When his father Sam, is massively injured in a car accident, Ort (with his emotionally scarred and bitter sister, Tegwyn) helps their mother, Alice, tend to their paralysed and speechless father with both loving patience and a darkening pall of despair. Into this besieged and stricken family comes Henry Warburton, like a character from a Flannery O’Connor novel. He is a vagrant preacher, an acid–fried shaman and a faith healer with no mojo.

In State Theatre Company’s compelling revival of Justin Monjo and Richard Roxburgh’s 1994 adaptation, director Kate Champion has brought together a production that crackles with Winton’s text and enriches the characters, each one faced with challenges seemingly greater than their resources and endurance.

Geoff Cobham’s décor and lighting (assisted by Wendy Todd) is his last project as resident at State – and he brings the best of his signatures.

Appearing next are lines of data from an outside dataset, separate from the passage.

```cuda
__device__ __forceinline__ void wgmma_ss_n256(float* d, uint64_t a_desc, uint64_t b_desc, uint32_t accumulate) {
  asm volatile(
      "{\n\t.reg .pred p;\n\tsetp.ne.b32 p, %130, 0;\n\t"
      "wgmma.mma_async.sync.aligned.m64n256k16.f32.f16.f16 {%0, %1, %2, %3, %4, %5, %6, %7, %8, %9, %10, %11, %12, %13, %14, %15, %16, %17, %18, %19, %20, %21, %22, %23, %24, %25, %26, %27, %28, %29, %30, %31, %32, %33, %34, %35, %36, %37, %38, %39, %40, %41, %42, %43, %44, %45, %46, %47, %48, %49, %50, %51, %52, %53, %54, %55, %56, %57, %58, %59, %60, %61, %62, %63, %64, %65, %66, %67, %68, %69, %70, %71, %72, %73, %74, %75, %76, %77, %78, %79, %80, %81, %82, %83, %84, %85, %86, %87, %88, %89, %90, %91, %92, %93, %94, %95, %96, %97, %98, %99, %100, %101, %102, %103, %104, %105, %106, %107, %108, %109, %110, %111, %112, %113, %114, %115, %116, %117, %118, %119, %120, %121, %122, %123, %124, %125, %126, %127}, %128, %129, p, 1, 1, 0, 0;\n\t}"
      : "+f"(d[0]), "+f"(d[1]), "+f"(d[2]), "+f"(d[3]), "+f"(d[4]), "+f"(d[5]), "+f"(d[6]), "+f"(d[7]), "+f"(d[8]), "+f"(d[9]), "+f"(d[10]), "+f"(d[11]), "+f"(d[12]), "+f"(d[13]), "+f"(d[14]), "+f"(d[15]), "+f"(d[16]), "+f"(d[17]), "+f"(d[18]), "+f"(d[19]), "+f"(d[20]), "+f"(d[21]), "+f"(d[22]), "+f"(d[23]), "+f"(d[24]), "+f"(d[25]), "+f"(d[26]), "+f"(d[27]), "+f"(d[28]), "+f"(d[29]), "+f"(d[30]), "+f"(d[31]), "+f"(d[32]), "+f"(d[33]), "+f"(d[34]), "+f"(d[35]), "+f"(d[36]), "+f"(d[37]), "+f"(d[38]), "+f"(d[39]), "+f"(d[40]), "+f"(d[41]), "+f"(d[42]), "+f"(d[43]), "+f"(d[44]), "+f"(d[45]), "+f"(d[46]), "+f"(d[47]), "+f"(d[48]), "+f"(d[49]), "+f"(d[50]), "+f"(d[51]), "+f"(d[52]), "+f"(d[53]), "+f"(d[54]), "+f"(d[55]), "+f"(d[56]), "+f"(d[57]), "+f"(d[58]), "+f"(d[59]), "+f"(d[60]), "+f"(d[61]), "+f"(d[62]), "+f"(d[63]), "+f"(d[64]), "+f"(d[65]), "+f"(d[66]), "+f"(d[67]), "+f"(d[68]), "+f"(d[69]), "+f"(d[70]), "+f"(d[71]), "+f"(d[72]), "+f"(d[73]), "+f"(d[74]), "+f"(d[75]), "+f"(d[76]), "+f"(d[77]), "+f"(d[78]), "+f"(d[79]), "+f"(d[80]), "+f"(d[81]), "+f"(d[82]), "+f"(d[83]), "+f"(d[84]), "+f"(d[85]), "+f"(d[86]), "+f"(d[87]), "+f"(d[88]), "+f"(d[89]), "+f"(d[90]), "+f"(d[91]), "+f"(d[92]), "+f"(d[93]), "+f"(d[94]), "+f"(d[95]), "+f"(d[96]), "+f"(d[97]), "+f"(d[98]), "+f"(d[99]), "+f"(d[100]), "+f"(d[101]), "+f"(d[102]), "+f"(d[103]), "+f"(d[104]), "+f"(d[105]), "+f"(d[106]), "+f"(d[107]), "+f"(d[108]), "+f"(d[109]), "+f"(d[110]), "+f"(d[111]), "+f"(d[112]), "+f"(d[113]), "+f"(d[114]), "+f"(d[115]), "+f"(d[116]), "+f"(d[117]), "+f"(d[118]), "+f"(d[119]), "+f"(d[120]), "+f"(d[121]), "+f"(d[122]), "+f"(d[123]), "+f"(d[124]), "+f"(d[125]), "+f"(d[126]), "+f"(d[127])
      : "l"(a_desc), "l"(b_desc), "r"(accumulate));
}

__device__ __forceinline__ void wgmma_rs_n64(float* d, const uint32_t* a, uint64_t b_desc, uint32_t accumulate) {
  asm volatile(
      "{\n\t.reg .pred p;\n\tsetp.ne.b32 p, %37, 0;\n\t"
      "wgmma.mma_async.sync.aligned.m64n64k16.f32.f16.f16 {%0, %1, %2, %3, %4, %5, %6, %7, %8, %9, %10, %11, %12, %13, %14, %15, %16, %17, %18, %19, %20, %21, %22, %23, %24, %25, %26, %27, %28, %29, %30, %31}, {%32, %33, %34, %35}, %36, p, 1, 1, 1;\n\t}"
      : "+f"(d[0]), "+f"(d[1]), "+f"(d[2]), "+f"(d[3]), "+f"(d[4]), "+f"(d[5]), "+f"(d[6]), "+f"(d[7]), "+f"(d[8]), "+f"(d[9]), "+f"(d[10]), "+f"(d[11]), "+f"(d[12]), "+f"(d[13]), "+f"(d[14]), "+f"(d[15]), "+f"(d[16]), "+f"(d[17]), "+f"(d[18]), "+f"(d[19]), "+f"(d[20]), "+f"(d[21]), "+f"(d[22]), "+f"(d[23]), "+f"(d[24]), "+f"(d[25]), "+f"(d[26]), "+f"(d[27]), "+f"(d[28]), "+f"(d[29]), "+f"(d[30]), "+f"(d[31])
      : "r"(a[0]), "r"(a[1]), "r"(a[2]), "r"(a[3]), "l"(b_desc), "r"(accumulate));
}


__device__ __forceinline__ float ex2(float x) {
  float y;
  asm("ex2.approx.ftz.f32 %0, %1;" : "=f"(y) : "f"(x));
  return y;
}
__device__ __forceinline__ float ex2_poly(float x) {
  x = fmaxf(x, -127.f);
  const float r = __fadd_rd(x, 12582912.f);
  const float f = x - (r - 12582912.f);
  float q = fmaf(f, 0.077119089663028717041015625f, 0.227564394474029541015625f);
  q = fmaf(q, f, 0.695146143436431884765625f);
  q = fmaf(q, f, 1.f);
  return __int_as_float(__float_as_int(q) + (__float_as_int(r) << 23));
}
__device__ __forceinline__ uint32_t pack_h2(float lo, float hi) {
  __half2 h = __floats2half2_rn(lo, hi);
  return *reinterpret_cast<uint32_t*>(&h);
}


}
}
```

Before: 2141.

## Overlap QK and PV wgmma with warpgroup ping-pong and register reallocation

Restructures the attention consumer loop so that the S=QK^T wgmma for the current tile is issued together with the PV wgmma of the previous tile. Softmax then overlaps with tensor-core work, and the rescaling of O is deferred until after the PV wait. It adds a ping-pong schedule between the two consumer warpgroups using named barriers, and expands the producer to a full warpgroup so setmaxnreg can shift registers to the consumers. K/V pipeline stages are deepened for the 1- and 2-block configs. The risks are higher register pressure, smem growth from the extra stages, and barrier ordering bugs.

```diff
diff --git a/distrifuser_b200/csrc/attention.cu b/distrifuser_b200/csrc/attention.cu
--- a/distrifuser_b200/csrc/attention.cu
+++ b/distrifuser_b200/csrc/attention.cu
@@ -10,8 +10,9 @@
 constexpr int BN = 128;
 constexpr int HB = 64;
 constexpr int NCONSUMER_WARPS = 8;
-constexpr int NTHREADS = 32 * (NCONSUMER_WARPS + 1);
+constexpr int NTHREADS = 32 * (NCONSUMER_WARPS + 4);
 constexpr int WARP_TMA = NCONSUMER_WARPS;
+constexpr int PRODUCER_REGS = 56, CONSUMER_REGS = 224;
 constexpr uint32_t BLK_BYTES = BN * HB * 2;
 
 template <int NBLK, int KSTAGES, int VSTAGES>
@@ -26,9 +27,10 @@
   uint32_t ticket;
 };
 template <int NBLK> struct Cfg;
-template <> struct Cfg<1> { static constexpr int KST = 3, VST = 2, SN = 128; };
-template <> struct Cfg<2> { static constexpr int KST = 2, VST = 2, SN = 64; };
-template <> struct Cfg<3> { static constexpr int KST = 2, VST = 1, SN = 64; };
+template <> struct Cfg<1> { static constexpr int KST = 4, VST = 4, SN = 128; static constexpr bool OVERLAP = true, PINGPONG = true; };
+template <> struct Cfg<2> { static constexpr int KST = 3, VST = 3, SN = 64; static constexpr bool OVERLAP = true, PINGPONG = true; };
+template <> struct Cfg<3> { static constexpr int KST = 2, VST = 1, SN = 64; static constexpr bool OVERLAP = false, PINGPONG = false; };
+constexpr int TURN_BAR = 2;
 
 struct Sched {
   int a, R, P;
@@ -66,6 +68,7 @@
   constexpr int KSTAGES = Cfg<NBLK>::KST, VSTAGES = Cfg<NBLK>::VST;
   constexpr uint32_t TILE_BYTES = NBLK * BLK_BYTES;
   constexpr int SN = Cfg<NBLK>::SN, NSUB = BN / SN;
+  constexpr bool OVERLAP = Cfg<NBLK>::OVERLAP, PINGPONG = Cfg<NBLK>::PINGPONG;
   using Smem = SmemT<NBLK, KSTAGES, VSTAGES>;
   extern __shared__ __align__(1024) uint8_t smem_raw[];
   Smem& sm = *reinterpret_cast<Smem*>(smem_raw);
@@ -108,8 +111,9 @@
   __syncthreads();
   pdl_wait();
 
-  if (warp == WARP_TMA) {
-    if (lane == 0) {
+  if (warp >= WARP_TMA) {
+    setmaxnreg_dec<PRODUCER_REGS>();
+    if (warp == WARP_TMA && lane == 0) {
       prefetch_tmap(&tm_q);
       prefetch_tmap(&tm_kv_own);
       uint32_t rd = 0;
@@ -148,7 +152,7 @@
           if (seg != own_seg) {
             const int r = segs.rank[seg];
             if ((t == 0 || j == 0) && wait_flags) {
-              spin_until(flag_ptr(comm, comm.rank, idx, r), rd, comm.spin_timeout_ns);
+              spin_until<false>(flag_ptr(comm, comm.rank, idx, r), rd, comm.spin_timeout_ns);
               asm volatile("fence.proxy.async.global;" ::: "memory");
             }
             map = kvmaps + (size_t)(rd % DF_NBANKS) * comm.world + r;
@@ -166,15 +170,30 @@
       }
     }
   } else {
+    setmaxnreg_inc<CONSUMER_REGS>();
     const int wg = warp >> 2;
     const int c4 = lane & 3;
     const int rowA = wg * 64 + (warp & 3) * 16 + (lane >> 2);
     const uint32_t q_base = smem_u32(sm.q) + wg * 64 * 128;
     uint32_t g = 0;
+    auto turn_begin = [&]() {
+      if constexpr (PINGPONG) {
+        if (wg == 0) named_bar_sync<TURN_BAR, 256>(); else named_bar_sync<TURN_BAR + 1, 256>();
+      }
+    };
+    auto turn_end = [&]() {
+      if constexpr (PINGPONG) {
+        if (wg == 0) named_bar_arrive<TURN_BAR + 1, 256>(); else named_bar_arrive<TURN_BAR, 256>();
+      }
+    };
+    if (PINGPONG && wg == 1) named_bar_arrive<TURN_BAR, 256>();
     for (uint32_t ui = 0;; ++ui) {
       mbar_wait(&sm.sched_full[ui & 1u], (ui >> 1) & 1u);
       const int code = *(volatile int*)&sm.sched_code[ui & 1u];
-      if (code == ITEM_END) break;
+      if (code == ITEM_END) {
+        if (PINGPONG && wg == 0) named_bar_sync<TURN_BAR, 256>();
+        break;
+      }
       int q0, head, bat, j_begin, T, slot, lo;
       decode(code, q0, head, bat, j_begin, T, slot, lo);
       float nA = INFINITY, nB = INFINITY;
@@ -182,6 +201,29 @@
       float o[NBLK * 32];
 #pragma unroll
       for (int i = 0; i < NBLK * 32; ++i) o[i] = 0.f;
+      float s[SN / 2];
+      uint32_t pk[SN / 4];
+      auto issue_s = [&](uint32_t ks, int sub) {
+        const uint32_t k_addr = smem_u32(sm.k[ks]) + sub * SN * 128;
+        wgmma_fence();
+#pragma unroll
+        for (int blk = 0; blk < NBLK; ++blk)
+#pragma unroll
+          for (int kk = 0; kk < HB / 16; ++kk)
+            wgmma_ss<SN>(s, smem_desc(q_base + blk * BLK_BYTES + kk * 32, 16, 1024), smem_desc(k_addr + blk * BLK_BYTES + kk * 32, 16, 1024),
+                         (blk | kk) > 0);
+        wgmma_commit();
+      };
+      auto issue_pv = [&](uint32_t vs, int sub) {
+        const uint32_t v_addr = smem_u32(sm.v[vs]) + sub * SN * 128;
+        wgmma_fence();
+#pragma unroll
+        for (int kk = 0; kk < SN / 16; ++kk)
+#pragma unroll
+          for (int blk = 0; blk < NBLK; ++blk)
+            wgmma_rs_n64(o + 32 * blk, pk + 4 * kk, smem_desc(v_addr + blk * BLK_BYTES + kk * 2048, 16384, 1024), 1u);
+        wgmma_commit();
+      };
       mbar_wait(&sm.q_full, ui & 1u);
       int t = j_begin % tps;
       for (int j = 0; j < T; ++j, ++t, ++g) {
@@ -190,18 +232,17 @@
         const uint32_t ks = g % KSTAGES, vs = g % VSTAGES;
 #pragma unroll
         for (int sub = 0; sub < NSUB; ++sub) {
-          float s[SN / 2];
           if (sub == 0) mbar_wait(&sm.k_full[ks], (g / KSTAGES) & 1u);
-          const uint32_t k_addr = smem_u32(sm.k[ks]) + sub * SN * 128;
-          wgmma_fence();
-#pragma unroll
-          for (int blk = 0; blk < NBLK; ++blk)
-#pragma unroll
-            for (int kk = 0; kk < HB / 16; ++kk)
-              wgmma_ss<SN>(s, smem_desc(q_base + blk * BLK_BYTES + kk * 32, 16, 1024), smem_desc(k_addr + blk * BLK_BYTES + kk * 32, 16, 1024),
-                           (blk | kk) > 0);
-          wgmma_commit();
-          wgmma_wait<0>();
+          const bool pv = OVERLAP && (j > 0 || sub > 0);
+          const int subp = sub > 0 ? sub - 1 : NSUB - 1;
+          const uint32_t gp = sub > 0 ? g : g - 1u, vsp = gp % VSTAGES;
+          if (pv && subp == 0) mbar_wait(&sm.v_full[vsp], (gp / VSTAGES) & 1u);
+          turn_begin();
+          issue_s(ks, sub);
+          if (pv) issue_pv(vsp, subp);
+          else if (OVERLAP) wgmma_commit();
+          turn_end();
+          wgmma_wait<OVERLAP ? 1 : 0>();
           fence_regs<SN / 2>(s);
           if (sub == NSUB - 1) {
             __syncwarp();
@@ -232,47 +273,66 @@
           mA = fmaxf(mA, __shfl_xor_sync(0xffffffffu, mA, 2));
           mB = fmaxf(mB, __shfl_xor_sync(0xffffffffu, mB, 2));
           const float dA = fmaf(mA, scale_log2, nA), dB = fmaf(mB, scale_log2, nB);
-          if (dA > 8.f) {
-            const float alpha = ex2(-dA);
-            nA = -mA * scale_log2; lA *= alpha;
-#pragma unroll
-            for (int i = 0; i < NBLK * 8; ++i) { o[4 * i] *= alpha; o[4 * i + 1] *= alpha; }
-          }
-          if (dB > 8.f) {
-            const float alpha = ex2(-dB);
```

The small town homestead set is detailed with wooden platforms and stacks of car tires, a creek at the edge of the stage, and a huge crumpled scrim of cloud above. The whole back wall is a canvas for saturated reds and blues, while intense sidelights create a photorealist edge, and the firmament is periodically lit up for close encounters of the numinous kind.

Alan John’s splendidly-judged music (like Andrew Howard’s soundscape) is a mix of sustained ambient exhalations and lyrical wind and reed consorts, interspersed with gospel refrains and humming choruses.

Champion has brought together an excellent cast. Bill Allert as Sam, the immobilised pieta, Elena Carapetis as his shattered wife Alice, Rory Walker as the vile neighbour, Mr Cherry, Michelle Nightingale, his wife, and Ezra Juanta as his son, Ort’s erstwhile friend, Fat – all bring precision and feeling to the story.

Kate Cheel sustains the pain in Tegwyn, too sceptical to accept faith, but longing for its nourishment, and Christopher Pitman expertly navigates the quirks and contradictions of Henry. But special mention belongs to Tim Overton’s outstanding portrayal of Ort. He is the spiritual core of the story, the one who never takes his eye off that sky.

“Hallelujah to a compelling revival”, The Australian, August 30, 2018, p.14.